ABOUT THIS TASK — How many separate lines in this material contain the string "need"? Respond with the number alone.

EXERCISE INPUT —

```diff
@@ -133,7 +161,7 @@
         t.baseb = __builtin_amdgcn_readfirstlane(v.x); t.ybase = __builtin_amdgcn_readfirstlane(v.y);
         t.xbad = __builtin_amdgcn_readfirstlane(v.z);
         const uint32_t w = __builtin_amdgcn_readfirstlane(v.w);
-        t.ybad = w & 0xFFFFFFu; t.n = (int)(w >> 24);
+        t.ybad = w & 0xFFFFFFu; t.n = SLIDE ? (int)((w >> 24) & 0x7Fu) : (int)(w >> 24); t.cont = SLIDE ? w >> 31 : 0u;
         return t;
     };
     uint4 px[NXV];
@@ -145,13 +173,13 @@
         const bool ok = (xpm[i] & t.xbad) == 0u;
         px[i] = ld16(xrs, ok ? t.baseb + xoffb[i] : 0xFFFFFFF0u);
     };
-    auto dma_y = [&](const IssueTile& t, int k, uint32_t buf) {
+    auto dma_y = [&](const IssueTile& t, int k, uint32_t ybuf) {
         const int y = wave + NW * k;
         const int q = MT == 1 ? 0 : (y >> 4), line = y & 15, d = line >> 2, h = line & 3;
         const uint32_t lbit = (1u << d) | (1u << (4 + h)) | ywbit;
         const bool ok = yok[q] && (lbit & t.ybad) == 0u;
         const uint32_t voff = ok ? (t.ybase + (uint32_t)((d * p.H + h) * p.W)) * yrowb[q] + yoffb[q] : 0xFFFFFFF0u;
-        dma16(MT == 1 ? yrs[0] : (q ? yrs[MT - 1] : yrs[0]), voff, lds0 + buf + XBYTES + (uint32_t)y * 1024u);
+        dma16(MT == 1 ? yrs[0] : (q ? yrs[MT - 1] : yrs[0]), voff, lds0 + ybuf + (uint32_t)y * 1024u);
     };
     float4* ntab = (float4*)(smem + 2 * BUF);
     if (norm) {
@@ -171,7 +199,7 @@
 #pragma unroll
         for (int j = 0; j < 4; ++j) ncst[j] = nrow[16 * n + j];
     };
-    auto commit_v = [&](char* buf, int i, const IssueTile& t) {
+    auto norm_v = [&](int i, const IssueTile& t) {
         {
             uint4 q = px[i];
             if (norm) {
@@ -198,8 +226,20 @@
                 }
                 q = make_uint4(o[0], o[1], o[2], o[3]);
             }
-            if (s_row + 128 * i < XROWS) *(uint4*)(buf + x_st + i * 8192) = q;
-        }
+            return q;
+        }
+    };
+    auto commit_v = [&](char* buf, int i, const IssueTile& t) {
+        const uint4 q = norm_v(i, t);
+        if (s_row + 128 * i < XROWS) *(uint4*)(buf + x_st + i * 8192) = q;
+    };
+    static_assert(XROWS - 5 * 128 == 8 && 4 * (HH * HW) - 3 * 128 == 48, "row limits of the last vectors");
+    auto commit_s = [&](uint32_t wv, int i, const IssueTile& t) {
+        const uint4 q = norm_v(i, t);
+        uint32_t a = wv + (uint32_t)i * 8192u;
+        a = min(a, a - (uint32_t)RING);
+        const bool ok = i == 3 ? (!t.cont || s_row < 48) : (i == 5 ? s_row < 8 : true);
+        if (ok) *(uint4*)(smem + a) = q;
     };
 
     auto run = [&](auto G_) {
@@ -210,9 +250,15 @@
 #ifndef WG2_HOOK_MODE
 #define WG2_HOOK_MODE 1
 #endif
+#ifndef WG2_SLIDE_HOOKS
+#define WG2_SLIDE_HOOKS 1
+#endif
         constexpr int HMODE = WG2_HOOK_MODE;
         constexpr bool late = HMODE == 0 ? false : ((G < 2) == (HMODE == 1));
-        auto hook_step = [&](int i) constexpr { return HMODE == 0 ? (i * S.n) / NV : (late ? S.n / 2 : 0) + (i * (S.n / 2)) / NV; };
+        auto hook_step = [&](int i) constexpr {
+            if (SLIDE && HMODE != 0 && WG2_SLIDE_HOOKS) return (late ? S.n / 2 : 0) + (i < 4 ? (i * (S.n / 2)) / 4 : ((4 * (i - 4) + 1) * (S.n / 2)) / 8);
+            return HMODE == 0 ? (i * S.n) / NV : (late ? S.n / 2 : 0) + (i * (S.n / 2)) / NV;
+        };
         f32x16_t acc[7];
 #pragma unroll
         for (int i = 0; i < 7; ++i)
@@ -224,12 +270,15 @@
         {
             const IssueTile t0 = fetch_desc(0);
 #pragma unroll
-            for (int k = 0; k < YK; ++k) dma_y(t0, k, 0);
+            for (int k = 0; k < YK; ++k) dma_y(t0, k, SLIDE ? RING : XBYTES);
 #pragma unroll
             for (int i = 0; i < NV; ++i) issue_v(t0, i);
             load_norm(t0.n);
 #pragma unroll
-            for (int i = 0; i < NV; ++i) commit_v(smem, i, t0);
+            for (int i = 0; i < NV; ++i) {
+                if constexpr (SLIDE) commit_s((uint32_t)x_st, i, t0);
+                else commit_v(smem, i, t0);
+            }
 #pragma unroll
             for (int i = 0; i < NV; ++i) issue_v(t1, i);
         }
@@ -240,6 +289,7 @@
         unsigned long long pf_loop = 0, pf_bar = 0;
 #endif
         int it = 0;
+        int bslot = 0;
         for (int tile = tile0; tile < tile_end; tile += tstride, ++it) {
 #ifdef WG2_PROF
             const unsigned long long q0 = __builtin_readcyclecounter();
@@ -250,10 +300,30 @@
             load_norm(t1.n);
 #ifndef WG2_SKIP_STAGE
 #pragma unroll
-            for (int k = 0; k < YK; ++k) dma_y(t1, k, (uint32_t)((it + 1) & 1) * BUF);
-#endif
-            auto fetch_a = [&](int row) { return frag_bf16<1>(buf + ya_off + (row * TW) * 64, 64); };
-            auto fetch_b = [&](int s) { return frag_bf16<1>(buf + x_off + ((S.dp[s] * HH + S.hp[s]) * HW + S.kw[s]) * 64, 64); };
+            for (int k = 0; k < YK; ++k)
+                dma_y(t1, k, SLIDE ? (uint32_t)RING + (uint32_t)((it + 1) & 1) * (MT * YPLANE) : (uint32_t)((it + 1) & 1) * BUF + XBYTES);
+#endif
+            const char* ybuf = SLIDE ? smem + RING + (it & 1) * (MT * YPLANE) : buf;
+            const char* xpl[NDL + 2];
+            uint32_t wv = 0;
+            if constexpr (SLIDE) {
+#pragma unroll
+                for (int j = 0; j < NDL + 2; ++j) {
+                    int sl = bslot + dsel + j;
+                    sl = sl >= NSLOT ? sl - NSLOT : sl;
+                    xpl[j] = smem + x_off + sl * PLANEB;
+                }
+                int ws_ = bslot + HD;
+                ws_ = ws_ >= NSLOT ? ws_ - NSLOT : ws_;
+                wv = (uint32_t)(ws_ * PLANEB + x_st);
+                bslot += t1.cont ? TD : HD;
+                bslot = bslot >= NSLOT ? bslot - NSLOT : bslot;
+            }
+            auto fetch_a = [&](int row) { return frag_bf16<1>(ybuf + ya_off + (row * TW) * 64, 64); };
+            auto fetch_b = [&](int s) {
+                if constexpr (SLIDE) return frag_bf16<1>(xpl[S.dp[s]] + (S.hp[s] * HW + S.kw[s]) * 64, 64);
+                else return frag_bf16<1>(buf + x_off + ((S.dp[s] * HH + S.hp[s]) * HW + S.kw[s]) * 64, 64);
+            };
             constexpr int BR = BD + 1;
             uint4 a[AP * TH], bq[BR];
 #pragma unroll
@@ -297,7 +367,14 @@
 #ifndef WG2_SKIP_STAGE
 #pragma unroll
                 for (int i = 0; i < NV; ++i)
-                    if (s == hook_step(i)) { commit_v(nxt, i, t1); issue_v(t2, i); }
+                    if (s == hook_step(i)) {
+                        if constexpr (SLIDE) {
+                            const bool need = i < 3 ? true : (i == 3 ? (!t1.cont || wave < 3) : (i == 4 ? !t1.cont : (!t1.cont && wave == 0)));
+                            if (need) commit_s(wv, i, t1);
+                        }
+                        else commit_v(nxt, i, t1);
+                        issue_v(t2, i);
+                    }
 #endif
                 __builtin_amdgcn_sched_barrier(0);
             }
@@ -357,7 +434,7 @@
     }
 }
 
-template <int MT, int BD, bool NORM>
+template <int MT, int BD, bool NORM, bool SLIDE>
 int launch2(const WgradParams& p, hipStream_t st) {
     const int tiles = p.N * ((p.D + TD - 1) / TD) * ((p.H + TH - 1) / TH) * ((p.W + TW - 1) / TW);
     const int smem = 2 * (XBYTES + MT * YPLANE) + p.N * 256 + ((tiles + p.splits - 1) / p.splits + 4) * 16;
@@ -366,7 +443,7 @@
     const int nch = (p.xa.C + 31) / 32 + (p.xb.C + 31) / 32;
     const int Mtot = p.ya.C + p.yb.C;
     dim3 grid(nch, (Mtot + MT * 32 - 1) / (MT * 32), p.splits), block(NT);
-    auto k = wgrad2_kernel<MT, BD, NORM>;
+    auto k = wgrad2_kernel<MT, BD, NORM, SLIDE>;
     (void)hipFuncSetAttribute((const void*)k, hipFuncAttributeMaxDynamicSharedMemorySize, smem);
     hipLaunchKernelGGL(k, grid, block, smem, st, p);
 #ifdef WG2_PROF
@@ -374,7 +451,7 @@
         unsigned long long h[32];
         (void)hipDeviceSynchronize();
         (void)hipMemcpyFromSymbol(h, HIP_SYMBOL(g_wg2_prof), sizeof(h));
-        fprintf(stderr, "wg2_prof MT%d norm%d:", MT, (int)NORM);
+        fprintf(stderr, "wg2_prof MT%d norm%d slide%d:", MT, (int)NORM, (int)SLIDE);
         for (int w = 0; w < 8; ++w) fprintf(stderr, " w%d(g%d) loop %.0f bar %.0f |", w, w >> 1, (double)h[w * 4] / h[w * 4 + 2], (double)h[w * 4 + 1] / h[w * 4 + 2]);
         fprintf(stderr, " tiles %llu\n", h[2]);
     }
@@ -392,6 +469,18 @@
     return true;
 }
 
+int rs_wgrad2_slide(int v) {
+    static int mode = getenv("RSUPER_WG2_SLIDE") ? atoi(getenv("RSUPER_WG2_SLIDE")) : 1;
+    if (v >= 0) mode = v;
+    return mode;
+}
+static bool rs_wgrad2_slide_for(const WgradParams& p, bool mt1, int tiles) {
+    const int mode = rs_wgrad2_slide(-1);
+    if (mode != 1) return mode > 1;
+    (void)tiles;
+    return (p.D + TD - 1) / TD >= (mt1 ? 12 : 24);
+}
+
 int rs_launch_wgrad2(const WgradParams& p, hipStream_t st) {
     const int Mtot = p.ya.C + p.yb.C;
 #ifndef WG2_BD
@@ -399,6 +488,10 @@
 #endif
     const int tiles = p.N * ((p.D + TD - 1) / TD) * ((p.H + TH - 1) / TH) * ((p.W + TW - 1) / TW);
     const bool mt1 = Mtot <= 32 || rs_wgrad2_mt1(RS_BF16, Mtot, tiles);
-    if (p.xa.mr) return mt1 ? launch2<1, WG2_BD, true>(p, st) : launch2<2, WG2_BD, true>(p, st);
-    return mt1 ? launch2<1, WG2_BD, false>(p, st) : launch2<2, WG2_BD, false>(p, st);
-}
+    if (rs_wgrad2_slide_for(p, mt1, tiles)) {
+        if (p.xa.mr) return mt1 ? launch2<1, WG2_BD, true, true>(p, st) : launch2<2, WG2_BD, true, true>(p, st);
+        return mt1 ? launch2<1, WG2_BD, false, true>(p, st) : launch2<2, WG2_BD, false, true>(p, st);
+    }
+    if (p.xa.mr) return mt1 ? launch2<1, WG2_BD, true, false>(p, st) : launch2<2, WG2_BD, true, false>(p, st);
+    return mt1 ? launch2<1, WG2_BD, false, false>(p, st) : launch2<2, WG2_BD, false, false>(p, st);
+}
diff --git a/r-super_amd/csrc/kernels.hpp b/r-super_amd/csrc/kernels.hpp
--- a/r-super_amd/csrc/kernels.hpp
+++ b/r-super_amd/csrc/kernels.hpp
@@ -100,6 +100,7 @@
 int rs_launch_wgrad_sv(const WgradParams& p, hipStream_t st);
 bool rs_wgrad2_supported(const WgradParams& p, int dtype);
 int rs_wgrad2_min_tiles(int t);
+int rs_wgrad2_slide(int v);
 int rs_launch_wgrad2(const WgradParams& p, hipStream_t st);
 int rs_wgrad_s2_splits(int dtype, int Ca, int Mtot, int N, int D, int H, int W);
 int rs_launch_wgrad_s2(const WgradParams& p, int dtype, hipStream_t st);
diff --git a/r-super_amd/csrc/wgrad_frag.hpp b/r-super_amd/csrc/wgrad_frag.hpp
--- a/r-super_amd/csrc/wgrad_frag.hpp
+++ b/r-super_amd/csrc/wgrad_frag.hpp
@@ -3,7 +3,7 @@
 
 typedef short v4s_t __attribute__((__vector_size__(4 * sizeof(short))));
 
-struct WgBlockMap { int bx, by, bz, tile0, tile_end, tstride; };
+struct WgBlockMap { int bx, by, bz, tile0, tile_end, tstride, r0, r1, rj, rn; };
 __device__ __forceinline__ WgBlockMap wg_block_map(int tiles, int S) {
     const unsigned gx = gridDim.x, gy = gridDim.y, sib = gx * gy;
     WgBlockMap m;
@@ -22,7 +22,8 @@
         m.tile0 = (int)((long)tiles * zlo / S) + (m.bz - (int)zlo);
         m.tile_end = (int)((long)tiles * zhi / S);
         m.tstride = (int)(zhi - zlo);
-    } else { m.tile0 = m.bz; m.tile_end = tiles; m.tstride = S; }
+        m.r0 = (int)((long)tiles * zlo / S); m.r1 = m.tile_end; m.rj = m.bz - (int)zlo; m.rn = m.tstride;
+    } else { m.tile0 = m.bz; m.tile_end = tiles; m.tstride = S; m.r0 = 0; m.r1 = tiles; m.rj = m.bz; m.rn = S; }
     return m;
 }
 
diff --git a/r-super_amd/hip/lib.py b/r-super_amd/hip/lib.py
--- a/r-super_amd/hip/lib.py
+++ b/r-super_amd/hip/lib.py
@@ -19,6 +19,7 @@
     'rsuper_conv3_tiles': (c_int, [c_int] * 3),
     'rsuper_conv3_variant': (c_int, [c_int]),
     'rsuper_conv3_wgrad2_min_tiles': (c_int, [c_int]),
+    'rsuper_conv3_wgrad2_slide': (c_int, [c_int]),
     'rsuper_conv3_plan': (c_int, [c_int] * 11 + [P]),
     'rsuper_conv3_box_bn': (c_int, [c_int] * 6),
     'rsuper_conv3_kd_bn': (c_int, [c_int] * 8),
```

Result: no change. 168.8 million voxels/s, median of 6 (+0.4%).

SOLUTION TO THE EXERCISE — 2